Give back every entry below, exactly as written.

===== TASK INPUT =====

template <bool NETWORK_SUM, int MAXR, int MAXT, bool STEP1, bool SQRT_NORM = false>
__global__ __launch_bounds__(MF_THREADS, 2) void mf_mfma_kernel(
    const float* __restrict__ tmpl, const int4* __restrict__ chan_rec,
    const float* __restrict__ data, const float* __restrict__ e_d,
    const int2* __restrict__ range, int L, long long N, int T, int n_ch, long long n_corr, int step,
    float* __restrict__ out, int n_lag_blocks, int prio, int lag_block0)
{
    extern __shared__ float smem[];
    const int Kpad = mf_kpad(L);
    const int tp_len = mf_band_len(L);
    const int W = mf_window_len(L);
    const int buf_floats = mf_buf_floats(L);

    const int tid = threadIdx.x;
    const int lane = tid & 63;
    const int wv = tid >> 6;
    const int a = lane & 15;
    const int kq = lane >> 4;

    int t;
    long long lag_block;
    if (!mf_tile_of_block(blockIdx.x, T, n_lag_blocks, t, lag_block)) return;
    lag_block += lag_block0;
    const long long lag0 = lag_block * MF_LAGS_PER_WG;
    const int2 rgi = range[t];
    const int2 rg = make_int2(rgi.x * step, rgi.y * step);
    const long long nwin = N - L + 1;

    f32x4 sum[4];
#pragma unroll
    for (int u = 0; u < 4; ++u) sum[u] = (f32x4){0.0f, 0.0f, 0.0f, 0.0f};

    const bool wg_valid = rg.x <= rg.y && !(lag0 > rg.y || lag0 + MF_LAGS_PER_WG - 1 < rg.x);
    const bool wg_inside = lag0 >= rg.x && lag0 + MF_LAGS_PER_WG - 1 <= rg.y;
    const long long lag_w = lag0 + (long long)wv * MF_LAGS_PER_WAVE + 16 * a + 4 * kq;

    if (wg_valid) {
        const int a_base = 15 - a + kq;
        const int b_base = 1088 * wv + 17 * a + kq;
        const int4* __restrict__ recs = chan_rec + (size_t)t * (n_ch + 2);

        float rd[MAXR], rt[MAXT];
        auto issue_stage = [&](int ch, int mvc) {
            const __amdgpu_buffer_rsrc_t rs_d = __builtin_amdgcn_make_buffer_rsrc(
                (void*)(data + (size_t)ch * (size_t)N), 0, (int)(N * 4), 0x00020000);
            mf_stage_rows<MAXR, MF_THREADS>(rd, rs_d, lag0 + mvc, tid);
            const __amdgpu_buffer_rsrc_t rs_t = __builtin_amdgcn_make_buffer_rsrc(
                (void*)(tmpl + ((size_t)t * n_ch + ch) * (size_t)L), 0, L * 4, 0x00020000);
            mf_stage_band<MAXT, MF_THREADS>(rt, rs_t, tid);
        };
        auto write_stage = [&](float* tp, float* dw) {
// ... 455 lines not shown
                    float cc = 0.0f;
                    if (ok) {
                        cc = mf_cc_of<SQRT_NORM>(acc[u][r], et, ed[u][r]);
                        if (!NETWORK_SUM)
                            out[((size_t)t * n_corr + (STEP1 ? lag : (long long)((unsigned)lag / (unsigned)step))) * n_ch + ch] = cc;
                    }
                    if (NETWORK_SUM) sum[u][r] = __fmaf_rn(w, cc, sum[u][r]);
                }
            }
            }
            rec = rec1;
            rec1 = rec2;
            ri += REC_STRIDE;
            MF_PHASE(3);
#ifdef BPMF_PHASE_CYCLES
            ++ph_n_;
#endif
        }
    }
    if constexpr (CSPLIT) {
        __syncthreads();
        const long long lag = lag0 + tid;
        float s = 0.0f;
        if (wave_valid) {
            for (int i = 0; i < n_used; ++i) s = __fmaf_rn(__int_as_float(l_rec[i].z), exch[i * 256 + tid], s);
        }
        if (lag < n_corr) out[(size_t)t * n_corr + lag] = s;
    } else if (NETWORK_SUM) {
#pragma unroll
        for (int u = 0; u < NTILE; ++u) {
            const long long lag = lag_w + 256 * u;
            float* dst = out + (size_t)t * n_corr + lag;
            if (STEP1 && lag + 3 < n_corr) {
                *(f32x4u*)dst = sum[u];
            } else {
#pragma unroll
                for (int r = 0; r < 4; ++r) {
                    const unsigned smp = (unsigned)(lag + r);
                    const long long i = STEP1 ? (long long)smp : (long long)(smp / (unsigned)step);
                    if ((STEP1 || smp % (unsigned)step == 0) && i < n_corr) out[(size_t)t * n_corr + i] = sum[u][r];
                }
            }
        }
    }
#ifdef BPMF_PHASE_CYCLES
    if (lane == 0 && ph_n_) {
        for (int i = 0; i < 4; ++i) atomicAdd(&g_mf_phase[i], ph_acc_[i]);
        atomicAdd(&g_mf_phase[4], (unsigned long long)ph_n_);
        atomicAdd(&g_mf_phase[5], 1ull);
    }
#endif
}

template <bool NETWORK_SUM, bool SQRT_NORM = false>
__global__ __launch_bounds__(256) void mf_direct_kernel(
    const float* __restrict__ tmpl, const int* __restrict__ mv, const float* __restrict__ wgt,
    const float* __restrict__ data, const float* __restrict__ e_t,
    const float* __restrict__ e_d, const int2* __restrict__ range, long long step, int L,
    long long N, int n_ch, long long n_corr, float* __restrict__ out,
    const double* __restrict__ cs_local = nullptr, const double* __restrict__ cs_off = nullptr, long long nq = 0)
{
    const long long i = (long long)blockIdx.x * blockDim.x + threadIdx.x;
    const int t = blockIdx.y;
    if (i >= n_corr) return;
    const int2 rg = range[t];
    const bool ok = i >= rg.x && i <= rg.y;
    const long long nwin = N - L + 1;
    float sum = 0.0f;
    if (ok) {
        for (int ch = 0; ch < n_ch; ++ch) {
            const float w = wgt[(size_t)t * n_ch + ch];
            if (w == 0.0f) continue;
            const long long j = i * step + mv[(size_t)t * n_ch + ch];
            const float* tp = tmpl + ((size_t)t * n_ch + ch) * (size_t)L;
            const float* d = data + (size_t)ch * (size_t)N + j;
            float num = 0.0f;
            for (int l = 0; l < L; ++l) num = __fmaf_rn(tp[l], d[l], num);
            float cc = 0.0f;
            if constexpr (SQRT_NORM) {
                float et = 0.0f;
                for (int l = 0; l < L; ++l) et = __fmaf_rn(tp[l], tp[l], et);
                const double* lo = cs_local + (size_t)ch * (size_t)N;
                const double* of = cs_off + (size_t)ch * (size_t)nq;
                const long long nh = j + L - 1;
                const double hi = of[nh / CSUM_CHUNK] + lo[nh];
                const double low = j > 0 ? of[(j - 1) / CSUM_CHUNK] + lo[j - 1] : 0.0;
                const float den2 = et * (float)(hi - low);
                if (den2 > 1.0e-6f) cc = num / sqrtf(den2);
            } else {
                const float nrm = e_t[(size_t)t * n_ch + ch] * e_d[(size_t)ch * nwin + j];
                if (nrm < MAX_NORM) cc = num * nrm;
            }
            if (NETWORK_SUM)
                sum = __fmaf_rn(w, cc, sum);
            else
                out[((size_t)t * n_corr + i) * n_ch + ch] = cc;
        }
    }
    if (NETWORK_SUM) out[(size_t)t * n_corr + i] = sum;
}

=====

- TASK SOLUTION -
template <bool NETWORK_SUM, int MAXR, int MAXT, bool STEP1, bool SQRT_NORM = false>
__global__ __launch_bounds__(MF_THREADS, 2) void mf_mfma_kernel(
    const float* __restrict__ tmpl, const int4* __restrict__ chan_rec,
    const float* __restrict__ data, const float* __restrict__ e_d,
    const int2* __restrict__ range, int L, long long N, int T, int n_ch, long long n_corr, int step,
    float* __restrict__ out, int n_lag_blocks, int prio, int lag_block0)
{
    extern __shared__ float smem[];
    const int Kpad = mf_kpad(L);
    const int tp_len = mf_band_len(L);
    const int W = mf_window_len(L);
    const int buf_floats = mf_buf_floats(L);

    const int tid = threadIdx.x;
    const int lane = tid & 63;
    const int wv = tid >> 6;
    const int a = lane & 15;
    const int kq = lane >> 4;

    int t;
    long long lag_block;
    if (!mf_tile_of_block(blockIdx.x, T, n_lag_blocks, t, lag_block)) return;
    lag_block += lag_block0;
    const long long lag0 = lag_block * MF_LAGS_PER_WG;
    const int2 rgi = range[t];
    const int2 rg = make_int2(rgi.x * step, rgi.y * step);
    const long long nwin = N - L + 1;

    f32x4 sum[4];
#pragma unroll
    for (int u = 0; u < 4; ++u) sum[u] = (f32x4){0.0f, 0.0f, 0.0f, 0.0f};

    const bool wg_valid = rg.x <= rg.y && !(lag0 > rg.y || lag0 + MF_LAGS_PER_WG - 1 < rg.x);
    const bool wg_inside = lag0 >= rg.x && lag0 + MF_LAGS_PER_WG - 1 <= rg.y;
    const long long lag_w = lag0 + (long long)wv * MF_LAGS_PER_WAVE + 16 * a + 4 * kq;

    if (wg_valid) {
        const int a_base = 15 - a + kq;
        const int b_base = 1088 * wv + 17 * a + kq;
        const int4* __restrict__ recs = chan_rec + (size_t)t * (n_ch + 2);

        float rd[MAXR], rt[MAXT];
        auto issue_stage = [&](int ch, int mvc) {
            const __amdgpu_buffer_rsrc_t rs_d = __builtin_amdgcn_make_buffer_rsrc(
                (void*)(data + (size_t)ch * (size_t)N), 0, (int)(N * 4), 0x00020000);
            mf_stage_rows<MAXR, MF_THREADS>(rd, rs_d, lag0 + mvc, tid);
            const __amdgpu_buffer_rsrc_t rs_t = __builtin_amdgcn_make_buffer_rsrc(
                (void*)(tmpl + ((size_t)t * n_ch + ch) * (size_t)L), 0, L * 4, 0x00020000);
            mf_stage_band<MAXT, MF_THREADS>(rt, rs_t, tid);
        };
        auto write_stage = [&](float* tp, float* dw) {
// ... 455 lines not shown
                    float cc = 0.0f;
                    if (ok) {
                        cc = mf_cc_of<SQRT_NORM>(acc[u][r], et, ed[u][r]);
                        if (!NETWORK_SUM)
                            out[((size_t)t * n_corr + (STEP1 ? lag : (long long)((unsigned)lag / (unsigned)step))) * n_ch + ch] = cc;
                    }
                    if (NETWORK_SUM) sum[u][r] = __fmaf_rn(w, cc, sum[u][r]);
                }
            }
            }
            rec = rec1;
            rec1 = rec2;
            ri += REC_STRIDE;
            MF_PHASE(3);
#ifdef BPMF_PHASE_CYCLES
            ++ph_n_;
#endif
        }
    }
    if constexpr (CSPLIT) {
        __syncthreads();
        const long long lag = lag0 + tid;
        float s = 0.0f;
        if (wave_valid) {
            for (int i = 0; i < n_used; ++i) s = __fmaf_rn(__int_as_float(l_rec[i].z), exch[i * 256 + tid], s);
        }
        if (lag < n_corr) out[(size_t)t * n_corr + lag] = s;
    } else if (NETWORK_SUM) {
#pragma unroll
        for (int u = 0; u < NTILE; ++u) {
            const long long lag = lag_w + 256 * u;
            float* dst = out + (size_t)t * n_corr + lag;
            if (STEP1 && lag + 3 < n_corr) {
                *(f32x4u*)dst = sum[u];
            } else {
#pragma unroll
                for (int r = 0; r < 4; ++r) {
                    const unsigned smp = (unsigned)(lag + r);
                    const long long i = STEP1 ? (long long)smp : (long long)(smp / (unsigned)step);
                    if ((STEP1 || smp % (unsigned)step == 0) && i < n_corr) out[(size_t)t * n_corr + i] = sum[u][r];
                }
            }
        }
    }
#ifdef BPMF_PHASE_CYCLES
    if (lane == 0 && ph_n_) {
        for (int i = 0; i < 4; ++i) atomicAdd(&g_mf_phase[i], ph_acc_[i]);
        atomicAdd(&g_mf_phase[4], (unsigned long long)ph_n_);
        atomicAdd(&g_mf_phase[5], 1ull);
    }
#endif
}

template <bool NETWORK_SUM, bool SQRT_NORM = false>
__global__ __launch_bounds__(256) void mf_direct_kernel(
    const float* __restrict__ tmpl, const int* __restrict__ mv, const float* __restrict__ wgt,
    const float* __restrict__ data, const float* __restrict__ e_t,
    const float* __restrict__ e_d, const int2* __restrict__ range, long long step, int L,
    long long N, int n_ch, long long n_corr, float* __restrict__ out,
    const double* __restrict__ cs_local = nullptr, const double* __restrict__ cs_off = nullptr, long long nq = 0)
{
    const long long i = (long long)blockIdx.x * blockDim.x + threadIdx.x;
    const int t = blockIdx.y;
    if (i >= n_corr) return;
    const int2 rg = range[t];
    const bool ok = i >= rg.x && i <= rg.y;
    const long long nwin = N - L + 1;
    float sum = 0.0f;
    if (ok) {
        for (int ch = 0; ch < n_ch; ++ch) {
            const float w = wgt[(size_t)t * n_ch + ch];
            if (w == 0.0f) continue;
            const long long j = i * step + mv[(size_t)t * n_ch + ch];
            const float* tp = tmpl + ((size_t)t * n_ch + ch) * (size_t)L;
            const float* d = data + (size_t)ch * (size_t)N + j;
            float num = 0.0f;
            for (int l = 0; l < L; ++l) num = __fmaf_rn(tp[l], d[l], num);
            float cc = 0.0f;
            if constexpr (SQRT_NORM) {
                float et = 0.0f;
                for (int l = 0; l < L; ++l) et = __fmaf_rn(tp[l], tp[l], et);
                const double* lo = cs_local + (size_t)ch * (size_t)N;
                const double* of = cs_off + (size_t)ch * (size_t)nq;
                const long long nh = j + L - 1;
                const double hi = of[nh / CSUM_CHUNK] + lo[nh];
                const double low = j > 0 ? of[(j - 1) / CSUM_CHUNK] + lo[j - 1] : 0.0;
                const float den2 = et * (float)(hi - low);
                if (den2 > 1.0e-6f) cc = num / sqrtf(den2);
            } else {
                const float nrm = e_t[(size_t)t * n_ch + ch] * e_d[(size_t)ch * nwin + j];
                if (nrm < MAX_NORM) cc = num * nrm;
            }
            if (NETWORK_SUM)
                sum = __fmaf_rn(w, cc, sum);
            else
                out[((size_t)t * n_corr + i) * n_ch + ch] = cc;
        }
    }
    if (NETWORK_SUM) out[(size_t)t * n_corr + i] = sum;
}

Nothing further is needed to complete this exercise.